▼

int backward_impl(const Ctx& c, const float* d_dq, int phase, const OneHotGrad* oh) {
    const simq_plan* p = c.p;
    const Layout& L = c.L;
    const int B = c.B;
    const int wov = p->opt.wgrad_overlap;
    const bool mc_piped = c.mc() && wov == 4 && c.planes_only() && L.DP[2] >= 0 && L.S2[0] >= 0;
    const bool ov = c.wstream != nullptr && (wov == 2 || mc_piped || ((wov == 1 || wov == 3 || wov == 4) && !c.mc()));
    const bool wide_mc = ov && mc_piped;
    const bool wide = (ov && !c.mc() && wov != 3) || wide_mc;
    const bool piped = wide && wov == 4 && L.S2[0] >= 0 && c.ev_wdone[0] && c.ev_wdone[1];
    Ctx cw = c;
    if (ov) { cw.stream = c.wstream; if (L.wino2 >= 0) cw.L.wino = L.wino2; }
    const TraceLayout TL = c.trace ? make_trace_layout(p, B) : TraceLayout();
    auto trace = [&](int64_t off, const void* src, int64_t bytes) -> int {
        if (c.trace && src) SIMQ_CHECK_HIP(hipMemcpyAsync(c.trace + off, src, (size_t)bytes, hipMemcpyDeviceToDevice, c.stream));
        return 0;
    };
    auto fork = [&]() -> int {
        if (ov) { SIMQ_CHECK_HIP(hipEventRecord(c.ev_wfork, c.stream)); SIMQ_CHECK_HIP(hipStreamWaitEvent(c.wstream, c.ev_wfork, 0)); }
        return 0;
    };
    auto join = [&]() -> int {
        if (ov) { SIMQ_CHECK_HIP(hipEventRecord(c.ev_wjoin, c.wstream)); SIMQ_CHECK_HIP(hipStreamWaitEvent(c.stream, c.ev_wjoin, 0)); }
        return 0;
    };
    if (phase != 2) {
        SIMQ_CHECK_HIP(hipMemsetAsync(c.grads, 0, p->nparams * sizeof(float), c.stream));
        SIMQ_CHECK_HIP(hipMemsetAsync(c.ws + L.red, 0, p->red_total * sizeof(double), c.stream));
    }
    float* S[4] = {c.f(L.S[0]), c.f(L.S[1]), c.f(L.S[2]), c.f(L.S[3])};
    const int64_t smax = (int64_t)B * 294912;
    auto dyact = [&](float* buf, int which) { Act a; a.f = buf; a.pl = c.planes(L.DP[which], smax); return a; };
    double* cs = reinterpret_cast<double*>(c.ws + L.colsum);
    double* cs_side = cs + kStatReplicas * 2 * 128;
    const int64_t rows = (int64_t)B * 576;
    const bool no_fuse_head = !p->opt.fuse_bn_backward_sums;
    const bool head_side = piped && phase != 2;
    Act dyh = dyact(S[0], 0);
    Act t2 = dyact(S[1], 1);
    if (phase != 2) {
    if (oh) {
        RC(launch_head_onehot_bwd(c.f(L.ah2), c.params + p->h3.w_off, oh->action, oh->q_sa, oh->y, oh->grad_scale, S[1],
                                  c.grads + p->h3.w_off, c.grads + p->h3.b_off, B, p->cout, c.stream,
                                  c.f(L.yh2), 0, c.aux(p->hb2, 2), c.aux(p->hb2, 3), no_fuse_head ? nullptr : c.red(p->hb2), p->opt.deterministic));
    } else {
        RC(launch_upsample2x_fwd(c.f(L.ah2), c.f(L.up2), B, 48, 48, 32, c.stream));
        RC(launch_head_conv3_bwd(c.f(L.up2), c.params + p->h3.w_off, d_dq, S[0], c.grads + p->h3.w_off, c.grads + p->h3.b_off, B, 9216, 32, p->cout, c.stream,
                                 c.dslab()));
        RC(launch_upsample2x_bwd(S[0], S[1], B, 48, 48, 32, c.stream));
        RC(trace(TL.head.da2, S[1], (int64_t)B * 2304 * 32 * 4));
    }
    if (head_side) {
        dyh.f = c.f(L.S2[0]); dyh.pl = c.planes(L.DP2[0], smax);
        t2.f = c.f(L.S2[1]); t2.pl = c.planes(L.DP2[1], smax);
    }
    const Ctx& ch = head_side ? cw : c;
    static const int bias_side_on = SIMQ_TUNE_INT("SIMQ_HEAD_BIAS_SIDE", 1);
    const bool bias_side = head_side && c.mc() && bias_side_on;
    bool hb1_fused = false;
    {
        Act dy2; dy2.f = S[0];
        RC(bn_bwd(c, p->hb2, S[1], c.f(L.ah2), c.f(L.yh2), dy2, nullptr, (int64_t)B * 2304, oh != nullptr && !no_fuse_head, nullptr, 0));
        RC(trace(TL.head.dy2, S[0], (int64_t)B * 2304 * 32 * 4));
        RC(launch_upsample2x_bwd(S[0], t2.f, B, 24, 24, 32, c.stream, t2.pl));
        RC(trace(TL.head.dz2, t2.f, rows * 32 * 4));
        Act a1; a1.f = c.f(L.ah1); a1.pl = c.planes(L.p_up1, rows * 128);
        if (head_side) RC(fork());
        RC(launch_colsum_rep(t2.f, bias_side ? cs_side : cs, c.grads + p->h2.b_off, rows, 32, kStatReplicas, bias_side ? ch.stream : c.stream));
        if (c.lazy1()) {
            Act yh1; yh1.f = c.f(L.yh1);
            RC(conv_wgrad(ch, p->h2, yh1, t2, 24, c.inbn_saved(p->hb1)));
        } else {
            RC(conv_wgrad(ch, p->h2, a1, t2, 24));
        }
        ConvEpilogue fh;
        const bool fuse_hb1 = !no_fuse_head && !c.mc();
        if (fuse_hb1) {
            if (c.lazy1()) { fh.bnr_mscale = c.aux(p->hb1, 0); fh.bnr_mshift = c.aux(p->hb1, 1); }
            else fh.bnr_mask = c.f(L.ah1);
            fh.bnr_y1 = c.f(L.yh1); fh.bnr_y_bf16 = c.ybf();
            fh.bnr_mean1 = c.aux(p->hb1, 2); fh.bnr_invstd1 = c.aux(p->hb1, 3); fh.bnr_red1 = c.red(p->hb1);
        }
        RC(conv_dgrad(c, p->h2, t2, S[2], nullptr, 24, fh));
        RC(trace(TL.head.da1, S[2], rows * 128 * 4));
        hb1_fused = fuse_hb1;
    }
    RC(bn_bwd(c, p->hb1, S[2], c.lazy1() ? nullptr : c.f(L.ah1), c.f(L.yh1), dyh, nullptr, rows, hb1_fused, nullptr, -1, 0, c.lazy1()));
    RC(trace(TL.head.dy1, dyh.f, rows * 128 * 4));
    if (head_side) RC(fork());
    RC(launch_colsum_rep(dyh.f, bias_side ? cs_side : cs, c.grads + p->h1.b_off, rows, 128, kStatReplicas, bias_side ? ch.stream : c.stream));
    RC(conv_wgrad(ch, p->h1, c.act(L.blk[7].out, L.blk[7].p_out, rows * 512), dyh, 24));
    if (head_side) SIMQ_CHECK_HIP(hipEventRecord(c.ev_wdone[1], c.wstream));
    }
    const bool no_fuse = !p->opt.fuse_bn_backward_sums;
    auto fuse_block_out = [&](int bi) {
        ConvEpilogue e;
        if (no_fuse) return e;
        const BlockL& bb = p->blocks[bi];
        if (c.planes_only()) e.bnr_mask16 = c.planes(L.blk[bi].p_out, rows * bb.planes).hi;
        else e.bnr_mask = c.f(L.blk[bi].out);
        e.bnr_y_bf16 = c.ybf();
        e.bnr_y1 = c.f(L.blk[bi].y2); e.bnr_mean1 = c.aux(bb.b2, 2); e.bnr_invstd1 = c.aux(bb.b2, 3); e.bnr_red1 = c.red(bb.b2);
        if (bb.has_ds) {
            e.bnr_y2 = c.f(L.blk[bi].yd); e.bnr_mean2 = c.aux(bb.bds, 2); e.bnr_invstd2 = c.aux(bb.bds, 3); e.bnr_red2 = c.red(bb.bds);
        }
        return e;
    };
    const int gb = c.gbf();
    if (phase != 2) RC(conv_dgrad(c, p->h1, dyh, S[1], nullptr, 24, fuse_block_out(7), gb));
    const int gi = 1;
    const int i_hi = phase == 2 ? kPhaseSplitBlock - 1 : 7, i_lo = phase == 1 ? kPhaseSplitBlock : 0;
    for (int i = i_hi; i >= i_lo; --i) {
        if (c.ev_late && i == c.late_block) SIMQ_CHECK_HIP(hipEventRecord(c.ev_late, c.stream));
        const BlockL& b = p->blocks[i];
        const Layout::Blk& o = L.blk[i];
        const Act xin = i == 0 ? c.act(L.pooled, L.p_pooled, rows * 64)
                               : c.act(L.blk[i - 1].out, L.blk[i - 1].p_out, rows * p->blocks[i - 1].planes);
        const Act a1 = c.act(o.a1, o.p_a1, rows * b.planes);
        float* G = S[gi];
        Act T0 = dyact(S[(gi + 1) & 3], 0);
        Act T1 = dyact(S[(gi + 2) & 3], 1);
        float* T2 = S[(gi + 3) & 3];
        const int set = (i_hi - i) & 1;
        if (piped) {
            if (set) {
                T0 = Act(); T0.f = c.f(L.S2[0]); T0.pl = c.planes(L.DP2[0], smax);
                T1 = Act(); T1.f = c.f(L.S2[1]); T1.pl = c.planes(L.DP2[1], smax);
                T2 = c.f(L.S2[2]);
            }
            if (i_hi - i >= 2 || (head_side && i_hi - i == 1))
                SIMQ_CHECK_HIP(hipStreamWaitEvent(c.stream, c.ev_wdone[set], 0));
        }
        const bool po = c.planes_only();
        T0.fv = T1.fv = !po;
        const float* m_out = po ? nullptr : c.f(o.out);
        const bool mfy = c.mask1_from_y() && !no_fuse;
        const float* m_a1 = (po || mfy) ? nullptr : c.f(o.a1);
        const uint16_t* m16_out = po ? c.planes(o.p_out, rows * b.planes).hi : nullptr;
        const uint16_t* m16_a1 = (po && !mfy) ? c.planes(o.p_a1, rows * b.planes).hi : nullptr;
        const int64_t nel = rows * b.planes, gsz = gb ? 2 : 4, dsz = po ? 2 : 4;
        auto dptr = [&](const Act& a) -> const void* { return po ? (const void*)a.pl.hi : (const void*)a.f; };
        RC(trace(TL.blk[i].g_out, G, nel * gsz));
        RC(bn_bwd(c, b.b2, G, m_out, c.f(o.y2), T0, b.has_ds ? nullptr : T1.f, rows, !no_fuse, m16_out, -1, gb));
        if (b.has_ds) RC(bn_bwd(c, b.bds, G, m_out, c.f(o.yd), T1, nullptr, rows, !no_fuse, m16_out, -1, gb));
        RC(trace(TL.blk[i].dy2, dptr(T0), nel * dsz));
        if (b.has_ds) RC(trace(TL.blk[i].t1, dptr(T1), nel * dsz));
        else RC(trace(TL.blk[i].t1, T1.f, nel * gsz));
        RC(fork());
        if (c.lazy1()) {
            Act y1; y1.f = c.f(o.y1);
            RC(conv_wgrad(cw, b.c2, y1, T0, 24, c.inbn_saved(b.b1)));
        } else {
            RC(conv_wgrad(cw, b.c2, a1, T0, 24));
        }
        ConvEpilogue f1;
        if (!no_fuse) {
        f1.bnr_y_bf16 = c.ybf();
        if (mfy) { f1.bnr_mscale = c.aux(b.b1, 0); f1.bnr_mshift = c.aux(b.b1, 1); }
        f1.bnr_mask = m_a1; f1.bnr_mask16 = m16_a1; f1.bnr_y1 = c.f(o.y1); f1.bnr_mean1 = c.aux(b.b1, 2); f1.bnr_invstd1 = c.aux(b.b1, 3); f1.bnr_red1 = c.red(b.b1);
        }
        RC(conv_dgrad(c, b.c2, T0, T2, nullptr, 24, f1, gb));
        RC(trace(TL.blk[i].da1, T2, nel * gsz));
        Act D1 = T0;
        if (wide) { D1 = Act(); D1.f = T2; D1.fv = !po; if (wide_mc) D1.pl = c.planes((piped && set) ? L.DP2[2] : L.DP[2], smax); }
        else RC(join());
        RC(bn_bwd(c, b.b1, T2, m_a1, c.f(o.y1), D1, nullptr, rows, !no_fuse, m16_a1, -1, gb, mfy));
        RC(trace(TL.blk[i].dy1, dptr(D1), nel * dsz));
        RC(fork());
        RC(conv_wgrad(cw, b.c1, xin, D1, 24));
        const ConvEpilogue fin = i > 0 ? fuse_block_out(i - 1) : ConvEpilogue();
        if (b.has_ds) {
            RC(conv_wgrad(cw, b.ds, xin, T1, 24));
            RC(conv_dgrad(c, b.ds, T1, G, nullptr, 24, ConvEpilogue(), gb));
            RC(trace(TL.blk[i].g_ds, G, rows * b.cin * gsz));
            RC(conv_dgrad(c, b.c1, D1, G, G, 24, fin, gb));
        } else {
            RC(conv_dgrad(c, b.c1, D1, G, T1.f, 24, fin, gb));
        }
        RC(trace(TL.blk[i].g_in, G, rows * b.cin * gsz));
        if (piped) SIMQ_CHECK_HIP(hipEventRecord(c.ev_wdone[set], c.wstream));
        else RC(join());
    }
    const bool late_join = piped && phase != 1 && i_hi > i_lo && ((i_hi - i_lo) & 1) == 1 && !p->opt.deterministic;
    if (piped) {
        if (late_join) SIMQ_CHECK_HIP(hipStreamWaitEvent(c.stream, c.ev_wdone[0], 0));
        else RC(join());
    }
    if (phase == 1) return 0;
    float* G = S[gi];
    float* T0 = S[(gi + 1) & 3];
    Act T1; T1.f = S[(gi + 2) & 3];
    const bool stem16 = c.W.stem16 >= 0;
    if (stem16) { T1 = dyact(S[(gi + 2) & 3], 1); T1.fv = false; }
    Act x0; x0.f = c.x_ext ? const_cast<float*>(c.x_ext) : c.f(L.x);
    const int y0_bf16 = c.W.stem16 >= 0 ? 1 : 0;
    const bool no_stem_fuse = !p->opt.fuse_stem_backward_sums || !p->opt.fuse_bn_backward_sums;
    double* srep = reinterpret_cast<double*>(c.ws + L.red) + p->stem_rep_off;
    RC(launch_stem_pool_bwd(G, c.f(L.pooled), reinterpret_cast<const uint8_t*>(c.ws + L.idx), T0, B, 48, 48, 64, c.stream, c.gbf(),
                            c.f(L.y0), c.aux(p->stem_bn, 2), c.aux(p->stem_bn, 3), no_stem_fuse ? nullptr : srep, y0_bf16, kStatReplicas));
    if (!no_stem_fuse) RC(launch_stats_fold(srep, c.red(p->stem_bn), 2 * p->stem_bn.C, kStatReplicas, c.stream));
    RC(trace(TL.stem.dz, T0, (int64_t)B * 2304 * 64 * 4));
    RC(bn_bwd(c, p->stem_bn, T0, nullptr, c.f(L.y0), T1, nullptr, (int64_t)B * 2304, !no_stem_fuse, nullptr, y0_bf16));
    RC(trace(TL.stem.dy0, stem16 ? (const void*)T1.pl.hi : (const void*)T1.f, (int64_t)B * 2304 * 64 * (stem16 ? 2 : 4)));
    if (stem16)
        RC(launch_stem_wgrad_bf16(x0.f, T1.pl.hi, c.grads + p->stem.w_off, T0, B, 96, 96, p->cin, c.stream));
    else
        RC(conv_wgrad(c, p->stem, x0, T1, 96));
    if (late_join) RC(join());
    return 0;
}

}

static int attach_backward_side(Ctx& c) {
    const int wov = c.p->opt.wgrad_overlap;
    if (c.wstream || wov == 0 || (c.mc() && wov != 2 && wov != 4)) return 0;
    PlanStreams* ps = nullptr;
    int dev = 0;
    RC(plan_streams(c.p, &ps, &dev));
    if (!ps) return 0;
    if (c.stream) {
        hipDevice_t sdev = 0;
        SIMQ_CHECK_HIP(hipStreamGetDevice(c.stream, &sdev));
        if ((int)sdev != dev) return 0;
    }
    if (!ps->bwd_ev[0]) {
        std::lock_guard<std::mutex> lk(c.p->mu);
        for (int i = 0; i < 4; ++i) SIMQ_CHECK_HIP(hipEventCreateWithFlags(&ps->bwd_ev[i], hipEventDisableTiming));
    }
    if (!ps->bwd_side_ext && !ps->bwd_side) {
        std::lock_guard<std::mutex> lk(c.p->mu);
        SIMQ_CHECK_HIP(hipStreamCreateWithFlags(&ps->bwd_side, hipStreamNonBlocking));
    }
    c.wstream = ps->bwd_side_ext ? ps->bwd_side_ext : ps->bwd_side; c.ev_wfork = ps->bwd_ev[0]; c.ev_wjoin = ps->bwd_ev[1]; c.ev_wdone[0] = ps->bwd_ev[2]; c.ev_wdone[1] = ps->bwd_ev[3];
    return 0;
}

namespace simq {
TraceLayout make_trace_layout(const simq_plan* p, int B) {
    TraceLayout T;
    int64_t off = 0;
    auto take = [&](int64_t bytes) { int64_t o = off; off = align_up(off + bytes, 256); return o; };
    const bool mc = p->precision != SIMQ_PREC_FP32;
    const bool po = mc && !p->opt.keep_fp32_activations && p->opt.fuse_bn_backward_sums;
    const int64_t gsz = (p->precision == SIMQ_PREC_BF16 && p->opt.bf16_act_grads) ? 2 : 4, dsz = po ? 2 : 4;
    for (int i = 7; i >= 0; --i) {
        const int64_t n = (int64_t)B * 576 * p->blocks[i].planes;
        T.blk[i].g_out = take(n * gsz); T.blk[i].dy2 = take(n * dsz);
        T.blk[i].t1 = take(n * (p->blocks[i].has_ds ? dsz : gsz));
        T.blk[i].da1 = take(n * gsz); T.blk[i].dy1 = take(n * dsz);
        T.blk[i].g_ds = p->blocks[i].has_ds ? take((int64_t)B * 576 * p->blocks[i].cin * gsz) : -1;
        T.blk[i].g_in = take((int64_t)B * 576 * p->blocks[i].cin * gsz);
    }
    T.head.da2 = take((int64_t)B * 2304 * 32 * 4); T.head.dy2 = take((int64_t)B * 2304 * 32 * 4); T.head.dz2 = take((int64_t)B * 576 * 32 * 4);
    T.head.da1 = take((int64_t)B * 576 * 128 * 4); T.head.dy1 = take((int64_t)B * 576 * 128 * 4);
    T.stem.dz = take((int64_t)B * 2304 * 64 * 4); T.stem.dy0 = take((int64_t)B * 2304 * 64 * 4);
    T.total = off;
    return T;
}

int backward_sync_side(const simq_plan* plan, int batch, const float* d_params, const void* d_wcache, const float* d_dq,
                              const int64_t* d_action, const float* d_q_sa, const float* d_y, float grad_scale, float* d_grads,
                              void* d_workspace, int phase, void* stream, const simq_sync* sync, hipStream_t wstream, hipEvent_t ev_wfork,
                              hipEvent_t ev_wjoin, hipEvent_t ev_wdone0, hipEvent_t ev_wdone1, const float* x_ext, hipEvent_t ev_late, int late_block) {
    Ctx c{plan, batch, d_params, d_grads, nullptr, static_cast<char*>(d_workspace), make_layout(plan, batch), static_cast<hipStream_t>(stream)};
    c.wc = static_cast<char*>(const_cast<void*>(d_wcache)); c.W = make_wlayout(plan);
    c.sync = sync;
    c.x_ext = x_ext;
    c.ev_late = ev_late; c.late_block = late_block;
    if (wstream && ev_wfork && ev_wjoin) { c.wstream = wstream; c.ev_wfork = ev_wfork; c.ev_wjoin = ev_wjoin; c.ev_wdone[0] = ev_wdone0; c.ev_wdone[1] = ev_wdone1; }
    else RC(attach_backward_side(c));
    if (d_dq) return backward_impl(c, d_dq, phase);
    const OneHotGrad oh{d_action, d_q_sa, d_y, grad_scale};
    return backward_impl(c, nullptr, phase, &oh);
}
}

extern "C" {

int simq_backward_sync(const simq_plan* plan, int batch, const float* d_params, const void* d_wcache, const float* d_dq,
                       const int64_t* d_action, const float* d_q_sa, const float* d_y, float grad_scale, float* d_grads,
                       void* d_workspace, int phase, void* stream, const simq_sync* sync) {
    SIMQ_REQUIRE(plan && d_params && d_wcache && d_grads && d_workspace && (d_dq || (d_action && d_q_sa && d_y)), "backward_sync: NULL argument");
    SIMQ_REQUIRE(phase >= 0 && phase <= 2, "backward: bad phase %d", phase);
    SIMQ_REQUIRE(batch >= 1 && batch <= 4096, "backward: batch=%d out of range", batch);
    RC(check_sync(sync, batch));
    return backward_sync_side(plan, batch, d_params, d_wcache, d_dq, d_action, d_q_sa, d_y, grad_scale, d_grads, d_workspace, phase, stream, sync,
                              nullptr, nullptr, nullptr);
}

int simq_backward_phase(const simq_plan* plan, int batch, const float* d_params, const void* d_wcache, const float* d_dq,
                        float* d_grads, void* d_workspace, int phase, void* stream) {
    SIMQ_REQUIRE(plan && d_params && d_wcache && d_dq && d_grads && d_workspace, "backward: NULL argument");
    SIMQ_REQUIRE(phase >= 0 && phase <= 2, "backward: bad phase %d", phase);
    SIMQ_REQUIRE(batch >= 1 && batch <= 4096, "backward: batch=%d out of range", batch);
    Ctx c{plan, batch, d_params, d_grads, nullptr, static_cast<char*>(d_workspace), make_layout(plan, batch), static_cast<hipStream_t>(stream)};
    c.wc = static_cast<char*>(const_cast<void*>(d_wcache)); c.W = make_wlayout(plan);
    RC(attach_backward_side(c));
    return backward_impl(c, d_dq, phase);
}

int simq_backward_onehot(const simq_plan* plan, int batch, const float* d_params, const void* d_wcache, const int64_t* d_action,
                         const float* d_q_sa, const float* d_y, float grad_scale, float* d_grads, void* d_workspace, int phase,
                         void* stream) {
    SIMQ_REQUIRE(plan && d_params && d_wcache && d_action && d_q_sa && d_y && d_grads && d_workspace, "backward_onehot: NULL argument");
    SIMQ_REQUIRE(phase >= 0 && phase <= 2, "backward: bad phase %d", phase);
    SIMQ_REQUIRE(batch >= 1 && batch <= 4096, "backward: batch=%d out of range", batch);
    Ctx c{plan, batch, d_params, d_grads, nullptr, static_cast<char*>(d_workspace), make_layout(plan, batch), static_cast<hipStream_t>(stream)};
    c.wc = static_cast<char*>(const_cast<void*>(d_wcache)); c.W = make_wlayout(plan);
    const OneHotGrad oh{d_action, d_q_sa, d_y, grad_scale};
    RC(attach_backward_side(c));
    return backward_impl(c, nullptr, phase, &oh);
}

▲

=== What you need to do ===
Find the lines above holding the word "precision" and show them.

=== Output below ===
    const bool mc = p->precision != SIMQ_PREC_FP32;
    const int64_t gsz = (p->precision == SIMQ_PREC_BF16 && p->opt.bf16_act_grads) ? 2 : 4, dsz = po ? 2 : 4;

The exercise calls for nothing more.